I was just gonna say.... oh crap, somebody is going to light him up about that. :lol: Especially after the comment about being very careful with the fish. Oh well... thats still a nice wad of fish right there.


----------



## Bo0YaA (Sep 29, 2008)

So if you dont mind, maybe you could post the link to the info either here or pm me, I would love to take my kids out there to hook into one of those pigs. Also, can you use single hooked lures?


----------



## LOAH (Sep 29, 2007)

Fleigenbinder said:


> the Hen was the 10 lbr.


That's the 10lber?

:?

Now _that's_ a salesman! :lol:

If I buy that, do I get a warranty?
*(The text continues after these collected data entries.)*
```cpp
int l3c_net_forward(const l3c_net_forward_desc *d, l3c_stream_t stream) {
    L3C_REQUIRE(d, "null descriptor");
    NET_TRY(check_config(d->cfg_host, true));
    const l3c_net_config &c = *d->cfg_host;
    if (c.rgb_baseline)
        return NET_FAIL(L3C_ERR_UNSUPPORTED, "l3c_net_forward of an RGB baseline: its bicubic pyramid is driven by host-side resampling "
                        "tables (use l3c_net_get_p for its decoders)");
    const int S = c.num_scales;
    L3C_REQUIRE(d->packed && d->img, "null pointer");
    for (int s = 0; s <= S; ++s) L3C_REQUIRE(d->sym[s] && (s == 0 || d->bn_q[s]) && (s == S || d->P[s]), "null pointer: outputs");
    bool ok = aligned16(d->packed) && aligned16(d->img) && aligned16(d->workspace);
    for (int s = 0; s <= S; ++s) {
        ok = ok && aligned16(d->sym[s]) && aligned16(d->bn_q[s]);
        if (s < S) ok = ok && aligned16(d->P[s]) && aligned16(d->F_enc[s]) && aligned16(d->F_dec[s]);
    }
    L3C_REQUIRE(ok, "every pointer must be 16-byte aligned");
    NET_TRY(check_image(c, d->B, d->H, d->W));
    if (d->H % (1 << S) || d->W % (1 << S))
        return NET_FAIL(L3C_ERR_UNSUPPORTED, "unsupported shape: %d x %d, H and W must be multiples of 2^num_scales = %d", d->H, d->W, 1 << S);
    Layout L;
    build_layout(c, L);
    if (d->packed_bytes != L.bytes)
        return NET_FAIL(L3C_ERR_INVALID_ARG, "packed_bytes %lld != l3c_net_packed_bytes %lld (packed for another config?)",
                        (long long)d->packed_bytes, (long long)L.bytes);
    const FwdPlan p = fwd_plan(c, d->B, d->H, d->W);
    L3C_REQUIRE(d->workspace || p.bytes == 0, "null pointer: workspace");
    if (d->workspace_bytes < p.bytes)
        return NET_FAIL(L3C_ERR_INVALID_ARG, "workspace_bytes too small: %lld < %lld", (long long)d->workspace_bytes, (long long)p.bytes);

    const Run r{static_cast<const char *>(d->packed), &L, (int)d->B, stream};
    const int B = (int)d->B, Cf = c.Cf;
    char *ws = static_cast<char *>(d->workspace);
    const int64_t n_img = (int64_t)B * 3 * d->H * d->W;
    hipLaunchKernelGGL(image_symbols_kernel, dim3(grid_for(n_img)), dim3(256), 0, l3c::as_stream(stream), d->img, n_img, d->sym[0]);
    NET_TRY(l3c::check_launch("image_symbols_kernel"));

    float *A = reinterpret_cast<float *>(ws);
    float *eb[4];
    for (int i = 0; i < 4; ++i) eb[i] = reinterpret_cast<float *>(ws + p.enc_a + i * p.enc_body);
    NET_TRY(l3c_rgb_head(d->img, r.w(L.ms1), r.b(L.ms1), r.w(L.ms2), r.b(L.ms2), r.w(L.head0), r.b(L.head0), B, d->H, d->W, Cf, A,
                         nullptr, stream));
    const float *F_prev = nullptr;
    for (int s = 0; s < S; ++s) {
        const int H = d->H >> s, W = d->W >> s;
        if (s) NET_TRY(conv3(r, L.heads[s], F_prev, Cf, H, W, A, Cf, 0, 1, 0, nullptr, 0));
        l3c_conv_desc dd{};
        dd.in = A;  dd.in_cstride = Cf;  dd.in_coff = 0;
        dd.packed_w = r.w(L.down[s]);  dd.bias = r.b(L.down[s]);
        dd.residual = nullptr;  dd.res_cstride = 0;  dd.res_coff = 0;
        dd.out = eb[0];  dd.out_cstride = Cf;  dd.out_coff = 0;
        dd.B = B;  dd.Hin = H;  dd.Win = W;  dd.Cin = Cf;  dd.Cout = Cf;
        dd.KS = 5;  dd.stride = 2;  dd.dilation = 1;  dd.epilogue = 0;
        NET_TRY(l3c_conv_wino4_stride2(&dd, stream));
        float *F = d->F_enc[s] ? d->F_enc[s] : eb[3];
        NET_TRY(body(r, L.enc_body[s], c.enc_blocks, Cf, H / 2, W / 2, eb[0], eb[1], eb[2], eb[3], F));
        NET_TRY(l3c_to_q_quantize(F, r.w(L.to_q[s]), r.b(L.to_q[s]), r.w(L.levels[s]), B, (int64_t)(H / 2) * (W / 2), Cf, c.C, c.L,
                                  d->sym[s + 1], d->bn_q[s + 1], nullptr, stream));
        F_prev = F;
    }
    float *fd[L3C_NET_MAX_SCALES];
    for (int s = 0; s < S; ++s)
        fd[s] = d->F_dec[s] ? d->F_dec[s] : p.fd_off[s] >= 0 ? reinterpret_cast<float *>(ws + p.fd_off[s]) : d->P[0];
    for (int s = S - 1; s >= 0; --s) {
        const int H = d->H >> (s + 1), W = d->W >> (s + 1);
        NET_TRY(decoder(r, c, s, d->bn_q[s + 1], s == S - 1 ? nullptr : fd[s + 1], H, W, A, (int64_t)B * H * W * Cf, fd[s]));
    }
    for (int s = 0; s < S; ++s) NET_TRY(prob(r, c, s, fd[s], d->H >> s, d->W >> s, A, d->P[s]));
    return L3C_OK;
}

int64_t l3c_net_get_p_workspace_bytes(const l3c_net_config *cfg, int64_t B, int h, int w) {
    NET_TRY(check_config(cfg, true));
    NET_TRY(check_image(*cfg, B, 2ll * h, 2ll * w));
    int64_t m = 0;
// ... 36 lines not shown
```

### l3c-pytorch_amd/modules/multiscale_network.py

```python
import itertools

import numpy as np
import torch
from torch import nn

from .. import ops
from .. import _lib
from ..criterion.logistic_mixture import DiscretizedMixLogisticLoss
from . import schema
from .net import EncOut


class Out(object):

    def __init__(self, targets_style='S', auto_recursive_from=None):
        assert targets_style in ('S', 'bn'), targets_style
        self.S, self.L, self.bn, self.P = [], [], [], []
        self.auto_recursive_from = auto_recursive_from
        self.targets_style = targets_style
        self.raw = _Raw()

    def append(self, enc_out, P, is_training=False):
        self.S.append(enc_out.S)
        self.L.append(enc_out.L)
        self.P.append(P)
        self.bn.append(enc_out.bn if is_training else enc_out.bn_q)
        assert len(self.S) == len(self.L) == len(self.bn) == len(self.P) + 1

    def append_input_image(self, x):
        self.S.append(x.round().long())
        self.L.append(256)
        self.bn.append(None)

    def get_uniform_P(self):
        N, C, H, W = self.S[-1].shape
        return torch.ones(N, self.L[-1], C, H, W, dtype=torch.float32, device=self.S[-1].device)

    def iter_all_scales(self):
        return zip(self.S[1:], self.bn[1:], self.P[1:] + [self.get_uniform_P()], self.L[1:])

    def iter_targets_and_predictions(self, loss_rgb, loss_others):
        yield (loss_rgb, self.S[0].float(), self.P[0])
        other_targets = (S.float() for S in self.S[1:]) if self.targets_style == 'S' else self.bn[1:]
        for t in zip(itertools.repeat(loss_others), other_targets, self.P[1:]):
            yield t

    def get_nat_count(self, i):
        N, C, H, W = self.S[i].shape
        return N * C * H * W * np.log(self.L[i])


class _Raw(object):
    def __init__(self):
        self.sym = []
        self.P = []
        self.bn_q = []
        self.F_enc = []
        self.F_dec = []


class Losses(nn.Module):

    def __init__(self, config_ms):
# ... 113 lines not shown
        return ops.conv(x, tail, residual=skip)

    def _encoder(self, inp, s, pk, want_bn=False):
        e = pk['enc'][s]
        x = ops.conv(inp, e['down'])
        F = self._body(x, e['blocks'], e['tail'])
        q = ops.to_q_quantize(F, e['to_q'][0], e['to_q'][1], e['levels'], want_bn=want_bn)
        return (F,) + tuple(q)

    def _decoder(self, bn_q, fuse, s, pk):
        d = pk['dec'][s]
        x = ops.dec_head(bn_q, d['head'][0], d['head'][1], fuse)
        x = self._body(x, d['blocks'], d['tail'])
        return ops.conv(x, d['up'], pixel_shuffle=True)

    def _prob(self, F, s, pk):
        pr = pk['prob'][s]
        B, H, W, Cf = F.shape
        cat = torch.empty(B, H, W, 3 * Cf, dtype=torch.float32, device=F.device)
        for i, a in enumerate(pr['atrous']):
            ops.conv(F, a, out=cat, out_coff=i * Cf)
        return ops.conv(cat, pr['lin'])


    def forward(self, x, auto_recurse=0):
        _lib.require_gpu()
        x = self._as_device_image(x)
        pk = self._prepare()
        if self._rgb:
            return self._forward_rgb(x, auto_recurse, pk)
        if auto_recurse:
            raise NotImplementedError('auto_recurse is only used by the RGB Shared baseline')
        out = Out(targets_style='bn', auto_recursive_from=None)
        out.append_input_image(x)
        raw = out.raw
        raw.sym.append(out.S[0].to(torch.int16))
        raw.bn_q.append(None)

        inp = ops.rgb_head(x, pk['ms1'][0], pk['ms1'][1], pk['ms2'][0], pk['ms2'][1], pk['head0'][0], pk['head0'][1])
        enc = []
        for s in range(self.scales):
            if s:
                inp = ops.conv(enc[-1][0], pk['heads'][s])
            enc.append(self._encoder(inp, s, pk))
        dec = [None] * self.scales
        for s in reversed(range(self.scales)):
            fuse = None if s == self.scales - 1 else dec[s + 1]
            dec[s] = self._decoder(enc[s][2], fuse, s, pk)
        for s in range(self.scales):
            F, sym, bn_q = enc[s]
            P = self._prob(dec[s], s, pk)
            raw.sym.append(sym)
            raw.bn_q.append(bn_q)
            raw.P.append(P)
            raw.F_enc.append(F)
            raw.F_dec.append(dec[s])
            out.append(EncOut(bn_q, bn_q, sym.long(), self.config_ms.q.L, F.permute(0, 3, 1, 2)), P.permute(0, 3, 1, 2))
        return out

    def _forward_rgb(self, x, auto_recurse, pk):
        forward_scales = list(range(self.scales)) + [-1] * auto_recurse
        out = Out(targets_style='S', auto_recursive_from=self.scales if auto_recurse > 0 else None)
        out.append_input_image(x)
        raw = out.raw
        raw.sym.append(out.S[0].to(torch.int16))
        raw.bn_q.append(None)
        inp = ops.meanshift_planar(x, pk['ms1'][0], pk['ms1'][1])
        encs = []
        for _ in forward_scales:
            bn, sym = ops.bicubic_encoder(inp)
            encs.append((bn, sym))
            inp = bn
# ... 109 lines not shown
```

### l3c-pytorch_amd/ops.py

```python
import ctypes
import os

import numpy as np
import torch

from . import _lib
from ._lib import ConvDesc, call, ptr, stream

PROFILE = None
PROFILE_DETAIL = bool(os.environ.get('L3C_PROFILE_DETAIL'))




class PackedConv(object):

    def __init__(self, weight, bias, stride=1, dilation=1):
        _lib.require_gpu()
        lib = _lib.load()
        self.Cout, self.Cin, self.KS, _ = weight.shape
        self.stride, self.dilation = stride, dilation
        self.weight = weight.detach().to('cuda', torch.float32).contiguous()
        self.bias = bias.detach().to('cuda', torch.float32).contiguous()
        self.packed = None
# ... 127 lines not shown
    call(entry, d, stream())
    e1.record()
    key = ('conv_wino4_kernel' if kernel == 'wino4' else 'conv_lds_kernel<3,{}>'.format(layer.dilation) if layer.KS == 3 else
           'conv k{} s{} (mfma)'.format(layer.KS, layer.stride))
    if PROFILE_DETAIL:
        key += ' {}->{} {}x{}{}{}'.format(layer.Cin, layer.Cout, Ho, Wo, ' +res' if residual is not None else '', ' shuffle' if pixel_shuffle else '')
    nbytes = 4.0 * B * (H * W * layer.Cin + Ho * Wo * layer.Cout * (2 if residual is not None else 1))
    variant = '{},{},{},false'.format(*('true' if f else 'false' for f in (relu, residual is not None, pixel_shuffle))) if kernel == 'wino4' else ''
    PROFILE.append((key, 2.0 * B * Ho * Wo * layer.Cout * layer.Cin * layer.KS * layer.KS, nbytes, e0, e1, variant))
    return out


def _conv_poly5(x, layer, out, in_coff, out_coff, fused=True):
    B, H, W, cstride = x.shape
    e0 = e1 = None
    if PROFILE is not None:
        e0, e1 = torch.cuda.Event(enable_timing=True), torch.cuda.Event(enable_timing=True)
        e0.record()
    if fused:
        d = _conv_desc(x, layer, out, in_coff, out_coff, layer.packed_poly_fused, (5, 2, 1))
        call('l3c_conv_wino4_stride2', d, stream())
    for k, (a, b) in enumerate(() if fused else ((0, 0), (0, 1), (1, 0), (1, 1))):
        packed_w = layer.packed_poly()[k]
        d = _conv_desc(x, layer, out, in_coff, out_coff, packed_w, (3, 2, 1), bias=layer.bias if k == 0 else layer._zero_bias,
                       residual=out if k else None, res_coff=out_coff if k else 0, epilogue=_lib.EPI_RESIDUAL if k else 0)
        call('l3c_conv_wino4_phase', d, a, b, stream())
    if PROFILE is not None:
        e1.record()
        nbytes = 4.0 * B * (H * W * layer.Cin + (H // 2) * (W // 2) * layer.Cout)
        PROFILE.append(('conv k5 s2 (4 F(4x4,3x3) phases)', 2.0 * B * (H // 2) * (W // 2) * layer.Cout * layer.Cin * 25, nbytes, e0, e1))
    return out
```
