class ChannelScale(ctypes.Structure):
    _fields_ = [("x", c_void_p), ("y", c_void_p), ("C", c_int), ("HW", c_int),
                ("s", c_void_p), ("ld_s", c_int), ("a", c_void_p), ("ld_a", c_int),
# ... 104 lines not shown
    "gm_wprep_tiles": (c_int, [c_int, c_int, c_int]),
    "gm_conv_weight_prep_multi_bf16": (c_int, [c_void_p, c_int, c_int, c_void_p]),
})


class ConvDescHW(ctypes.Structure):
    _fields_ = [("N", c_int), ("H", c_int), ("W", c_int), ("C", c_int), ("K", c_int), ("R", c_int), ("S", c_int),
                ("stride_h", c_int), ("stride_w", c_int), ("pad_h", c_int), ("pad_w", c_int)]


EXPORTS.update({
    "gm_conv2d_fwd_hw_bf16": (c_int, [c_void_p, c_void_p, c_void_p, c_void_p, c_void_p]),
    "gm_conv2d_splitk_ws_bytes": (c_size_t, [c_void_p, c_int]),
    "gm_conv2d_fwd_ex_bf16": (c_int, [c_void_p, c_void_p, c_void_p, c_void_p, c_void_p, c_size_t, c_void_p]),
    "gm_conv2d_dgrad_ex_bf16": (c_int, [c_void_p, c_void_p, c_void_p, c_void_p, c_void_p, c_size_t, c_void_p]),
    "gm_conv2d_dgrad_add_bf16": (c_int, [c_void_p, c_void_p, c_void_p, c_void_p, c_void_p, c_void_p, c_size_t,
                                         c_void_p]),
    "gm_conv2d_wgrad_hw_scratch": (c_size_t, [c_void_p]),
    "gm_conv2d_fwd_grouped_bf16": (c_int, [c_void_p, c_int, c_void_p, c_void_p, ctypes.c_longlong, c_void_p,
                                           c_void_p, c_size_t, c_void_p]),
    "gm_conv2d_dgrad_grouped_bf16": (c_int, [c_void_p, c_int, c_void_p, c_void_p, ctypes.c_longlong, c_void_p,
                                             c_void_p, c_void_p, c_size_t, c_void_p]),
    "gm_conv2d_dgrad_grouped_masked_bf16": (c_int, [c_void_p, c_int, c_void_p, c_void_p, ctypes.c_longlong,
                                                    c_void_p, c_void_p, c_void_p, c_void_p, c_size_t, c_void_p]),
    "gm_conv2d_splitk_ws_bytes_grouped": (c_size_t, [c_void_p, c_int, c_int]),
    "gm_conv2d_wgrad_grouped_scratch": (c_size_t, [c_void_p, c_int]),
    "gm_conv2d_wgrad_grouped_bf16": (c_int, [c_void_p, c_int, c_void_p, c_void_p, c_void_p, ctypes.c_longlong,
                                             c_int, c_int, c_void_p, c_size_t, c_void_p]),
    "gm_conv2d_wgrad_hw_bf16": (c_int, [c_void_p, c_void_p, c_void_p, c_void_p, c_int, c_int, c_void_p,
                                        c_size_t, c_void_p]),
    "gm_stem_dw_crop": (c_int, [c_void_p, c_int, c_int, c_int, c_int, c_int, c_int, c_void_p, c_int, c_void_p]),
    "gm_conv2d_wgrad_stem_bn_ok": (c_int, [c_void_p, c_int]),
    "gm_conv2d_wgrad_stem_bn_grouped_bf16": (c_int, [c_void_p, c_int, c_void_p, c_void_p, c_void_p,
                                                     ctypes.c_longlong, c_int, c_void_p, c_size_t, c_void_p]),
})


class StemBnSrc(ctypes.Structure):
    _fields_ = [("y", c_void_p), ("dy_pool", c_void_p), ("idx", c_void_p), ("fcoef", c_void_p),
                ("fcoef_gs", ctypes.c_longlong), ("bcoef", c_void_p), ("bcoef_gs", ctypes.c_longlong)]


class WPrep(ctypes.Structure):
    _fields_ = [("w", c_void_p), ("wb", c_void_p), ("wt", c_void_p), ("K", c_int), ("RS", c_int),
                ("C", c_int), ("Cp", c_int), ("tile_start", c_int), ("pad", c_int)]


class GateState(ctypes.Structure):
    _fields_ = [("curation_mode", c_int), ("caring", c_int), ("curation_step", c_int), ("unlock", c_int),
                ("window", c_int), ("n_curated", c_int), ("pad0", c_int), ("pad1", c_int),
                ("eps", ctypes.c_double), ("M", ctypes.c_double * 4), ("d_bdr", ctypes.c_double)]


GATE_MAX_BRANCHES = 16


class GateStateN(ctypes.Structure):
    _fields_ = [("curation_mode", c_int), ("caring", c_int), ("curation_step", c_int), ("unlock", c_int),
                ("window", c_int), ("n_curated", c_int), ("nb", c_int), ("pad0", c_int),
                ("eps", ctypes.c_double), ("M_bypass", ctypes.c_double * GATE_MAX_BRANCHES),
                ("M_main", ctypes.c_double * GATE_MAX_BRANCHES), ("bdr", ctypes.c_double * GATE_MAX_BRANCHES),
                ("d_bdr", ctypes.c_double)]


class StemPack(ctypes.Structure):
    _fields_ = [("x", c_void_p), ("dtype", c_int), ("N", c_int), ("C0", c_int), ("H", c_int), ("W", c_int),
                ("pad", c_int), ("sn", ctypes.c_longlong), ("sc", ctypes.c_longlong), ("sh", ctypes.c_longlong),
                ("sw", ctypes.c_longlong), ("Hp", c_int), ("Wp", c_int), ("xp", c_void_p), ("w", c_void_p),
                ("K", c_int), ("R", c_int), ("S", c_int), ("wp", c_void_p), ("wk", ctypes.c_longlong),
                ("wc", ctypes.c_longlong), ("wr", ctypes.c_longlong), ("ws", ctypes.c_longlong)]


EXPORTS.update({
    "gm_gate_strong_step": (c_int, [c_void_p, c_void_p, c_void_p]),
    "gm_gate_strong_step_n": (c_int, [c_void_p, c_void_p, c_void_p]),
    "gm_mmtm_channel_scale_gated_n": (c_int, [c_void_p, c_int, c_int, c_int, c_int, c_void_p, c_void_p, c_void_p,
                                              c_void_p]),
    "gm_mmtm_spatial_reduce_gated_n": (c_int, [c_void_p, c_int, c_int, c_int, c_int, c_void_p, c_void_p, c_void_p,
                                               ctypes.c_size_t, c_void_p]),
    "gm_mmtm_select_scale": (c_int, [c_void_p, c_int, c_void_p, c_int, c_void_p, c_void_p, c_int, c_int, c_int,
                                     c_void_p, c_void_p, c_void_p, c_void_p, c_void_p]),
    "gm_mmtm_mask_rows": (c_int, [c_void_p, ctypes.c_longlong, c_void_p, c_void_p]),
    "gm_mmtm_mask_rows2": (c_int, [c_void_p, ctypes.c_longlong, c_void_p, ctypes.c_longlong, c_void_p, c_void_p]),
    "gm_mmtm_channel_scale_gated": (c_int, [c_void_p, c_int, c_int, c_int, c_int, c_void_p, c_void_p, c_void_p,
                                            c_void_p]),
    "gm_mmtm_spatial_reduce_gated": (c_int, [c_void_p, c_int, c_int, c_int, c_int, c_void_p, c_void_p, c_size_t,
                                             c_void_p]),
    "gm_stem_pack_bf16": (c_int, [c_void_p, c_void_p]),
    "gm_stem_pack_grouped_bf16": (c_int, [c_void_p, c_int, c_void_p]),
    "gm_xent_fwd": (c_int, [c_void_p, c_int, c_int, c_int, c_void_p, c_void_p, c_void_p, c_void_p]),
    "gm_xent_bwd": (c_int, [c_void_p, c_void_p, c_int, c_int, c_int, c_void_p, c_void_p, c_void_p, c_void_p]),
})


class BnFwd(ctypes.Structure):
    _fields_ = [("M", ctypes.c_longlong), ("C", c_int), ("relu", c_int), ("x", c_void_p),
                ("residual", c_void_p), ("y", c_void_p), ("gamma", c_void_p), ("beta", c_void_p),
                ("running_mean", c_void_p), ("running_var", c_void_p), ("momentum", c_float),
                ("eps", c_float), ("save_mean", c_void_p), ("save_invstd", c_void_p),
                ("num_batches_tracked", c_void_p), ("coef_out", c_void_p), ("relu_mask", c_void_p)]


class BnBwd(ctypes.Structure):
    _fields_ = [("M", ctypes.c_longlong), ("C", c_int), ("relu", c_int), ("dy", c_void_p),
                ("y", c_void_p), ("x", c_void_p), ("gamma", c_void_p), ("save_mean", c_void_p),
                ("save_invstd", c_void_p), ("dx", c_void_p), ("dres", c_void_p), ("dgamma", c_void_p),
                ("dbeta", c_void_p), ("accumulate", c_int), ("pad", c_int), ("fwd_coef", c_void_p),
                ("relu_mask", c_void_p)]
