# TravisWheelerLab/BATH

Hardware: AMD Instinct MI355X
Metric: DP Gcells/s + residues/s through bathsearch pipeline at 1/2/4/8 MI355X (higher is better)
Workload: dtype u8/i16 integer scores (SSV: exact binary16), f32 Forward

## Files before the change

bath_amd/__init__.py:

```python
import ctypes as C
import os
import subprocess

import numpy as np

_HERE = os.path.dirname(os.path.abspath(__file__))
_ROOT = os.path.dirname(_HERE)
LIB_PATH = os.environ.get("BATH_HIP_LIBRARY") or os.path.join(_HERE, "libbathhip.so")

OK, EINVAL, ERANGE, ENORESULT = 0, 11, 16, 19
KP, K, NEVPARAM = 29, 20, 8
LOGSUM_TABLE, LOGSUM_EXACT, LOGSUM_TABLE_SERIAL, LOGSUM_CONTEXT = 0, 1, 2, 3
LOGSUM_ODDS = 4
ENSEMBLE_SERIAL, ENSEMBLE_STREAMS_HOST, ENSEMBLE_STREAMS_DEVICE = 0, 1, 2
ENSEMBLE_MODES = {"serial": ENSEMBLE_SERIAL, "streams": ENSEMBLE_STREAMS_HOST, "device": ENSEMBLE_STREAMS_DEVICE}
ENS_SAMPLES = 200
ARITH_STRICT, ARITH_ODDS3, ARITH_ODDS = 0, 1, 2
ARITH_MODES = {"strict": ARITH_STRICT, "odds3": ARITH_ODDS3, "odds": ARITH_ODDS}
ENS_OK, ENS_IMPOSSIBLE, ENS_STEP_CAP, ENS_SEG_OVERFLOW = 0, 1, 2, 3
ENS_REGION_OK, ENS_REGION_NO_TRACES = 0, 1

DNA_SYMS = "ACGT-RYMKSWHBVDN*~"
AMINO_SYMS = "ACDEFGHIKLMNPQRSTVWY-BJZOUX*~"
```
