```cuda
constexpr uint32_t RESTORE_WARPS = 8, RESTORE_WIN = 1024;
__device__ bool restore_ckpt_walk(const uint8_t *blk, uint32_t clen, uint32_t n, uint8_t *win, int lane, uint32_t &ck) {
	const uint32_t S = n / CKPT_WORDS;
	uint32_t ip = 0, op = 0, k = 1, wb = 0, we = 0;
	ck = 0xffffffffu;
	auto at = [&](uint32_t p) -> uint32_t {
		if (p >= we) {
			__syncwarp();
			wb = p; we = min(p + RESTORE_WIN, clen);
			for (uint32_t q = wb + (uint32_t)lane; q < we; q += 32u) win[q - wb] = blk[q];
			__syncwarp();
		}
		return win[p - wb];
	};
	for (;;) {
		for (; k < CKPT_WORDS && op >= k * S; k++)
			if ((uint32_t)lane == k) ck = op - k * S < S ? (ip << CKPT_POS_BITS) | (op - k * S) : 0xffffffffu;
		if (ip >= clen) return false;
		const uint32_t tok = at(ip++);
		uint32_t lit = tok >> 4;
		if (lit == 15u) {
			uint32_t b;
			do {
				if (ip >= clen) return false;
				b = at(ip++);
				lit += b;
			} while (b == 255u && lit <= n);
		}
		if (lit > n - op || lit > clen - ip) return false;
		ip += lit; op += lit;
		if (ip == clen) break;
		if (clen - ip < 2u) return false;
		ip += 2;
		uint32_t mlen = tok & 15u;
		if (mlen == 15u) {
			uint32_t b;
			do {
				if (ip >= clen) return false;
				b = at(ip++);
				mlen += b;
			} while (b == 255u && mlen <= n);
		}
		if (mlen + 4u > n - op) return false;
		op += mlen + 4u;
	}
	if (op != n) return false;
	for (; k < CKPT_WORDS; k++) if ((uint32_t)lane == k) ck = 0xffffffffu;
	return true;
}

__global__ void __launch_bounds__(RESTORE_WARPS * 32) k_restore(EncodeJob job, const uint8_t *blob, const unsigned long long *off,
    const uint64_t *fps, uint32_t bsize) {
	__shared__ uint8_t win[RESTORE_WARPS][RESTORE_WIN];
	const int lane = threadIdx.x & 31;
	const uint32_t i = (blockIdx.x * blockDim.x + threadIdx.x) >> 5;
	if (i >= job.n) return;
	const uint32_t idx = job.slot_idx[i];
	if (idx == 0xffffffffu || job.table.slots[idx].seq != job.seq0 + job.seq_stride * i) return;
	const uint8_t *rec = blob + off[i];
	const int32_t clen = *reinterpret_cast<const int32_t *>(rec + 16);
	const uint32_t plen = clen > 0 ? (uint32_t)clen : bsize;
	const unsigned long long at =
	    commit_record(job, i, idx, rec + 24, plen, clen, true, fps ? fps[2 * i] : 0ull, fps ? fps[2 * i + 1] : 0ull, lane);
	if (at == ~0ull || clen <= 0 || !job.table.ckpt) return;
	uint32_t ck;
	if (restore_ckpt_walk(rec + 24, (uint32_t)clen, bsize, win[threadIdx.x >> 5], lane, ck))
		ckpt_store(job, idx, at, (uint32_t)clen, ck, lane);
}
int launch_restore(const EncodeJob &job, const uint8_t *blob, const unsigned long long *off,
// ... 197 lines not shown
```

edge_fuse_b200/csrc/kernels.h:

```cpp
#pragma once
#include <cuda_runtime.h>
#include <stdint.h>
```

Seat covers? Sorry, just messin'.

It's definitely a nice rainbow though. Congrats on your business. I hope you find plenty of willing clients from plugging it here.


----------



## Hunter7 (Mar 14, 2009)

Is it 15$ for adults an hour and kids free that is kind of pricey, I like to fish all day probably have to spend a couple hundred before you caught something. Not worth it if you ask me.


----------



## Fleigenbinder (Feb 3, 2010)

Our website is trophytroutschool.com and all the details are there. 

Regarding cost, we understand reservations about the cost - most of our clients want to fish for an hour or two and so our pricing accomodates those anglers. If you want more time, we offer $50 Half day and $100 all day. Considering it only takes 30-40 minutes to get there from SL (as opposed to a several hour drive) we feel we are giving a good deal.

These fish are NOT neccessarily easy to catch - if you are looking for a hatchery or fishpond type exerience, I think somewhere else would be better. I will post our tournament results soon and it will validate how tough the fishing there can sometimes be.

However, one of our clients was a 10 year old boy and his Dad; who had come as a birthday present for the boy. He got some lessons in casting and right away was on the water. He caught the biggest fish of his life and told his dad that it was "the best birthday present of his life" (See Pic)
What we offer is a chance to catch Trophy Trout 18+" on a fly or single hook lure. Sorry, but no guarantees and It is quality not quantity and when/if you catch one, it will be an exceptional fish. 

Now, what would you give for fishing ecperience like this...dont answer yet, .... (JK)


----------



## orvis1 (Sep 7, 2007)

Sounds like you have raised your prices. I have also sent you several PM's about booking a trip there and have not gotten a response. I may have to just call the number on the website then.


----------



## Fleigenbinder (Feb 3, 2010)

I responded to several PM's but I dont know what the hang up is...it is best to call the number for Clyde on the webdsite. Sorry for the problems.

Fenwick


----------



## Nor-tah (Dec 16, 2007)

So how was the tourney. Anyone take any pics?


----------



## Fleigenbinder (Feb 3, 2010)

Yes I am posting them right away, I have a hard time uploading the pics but I am learnin'

Thanks


----------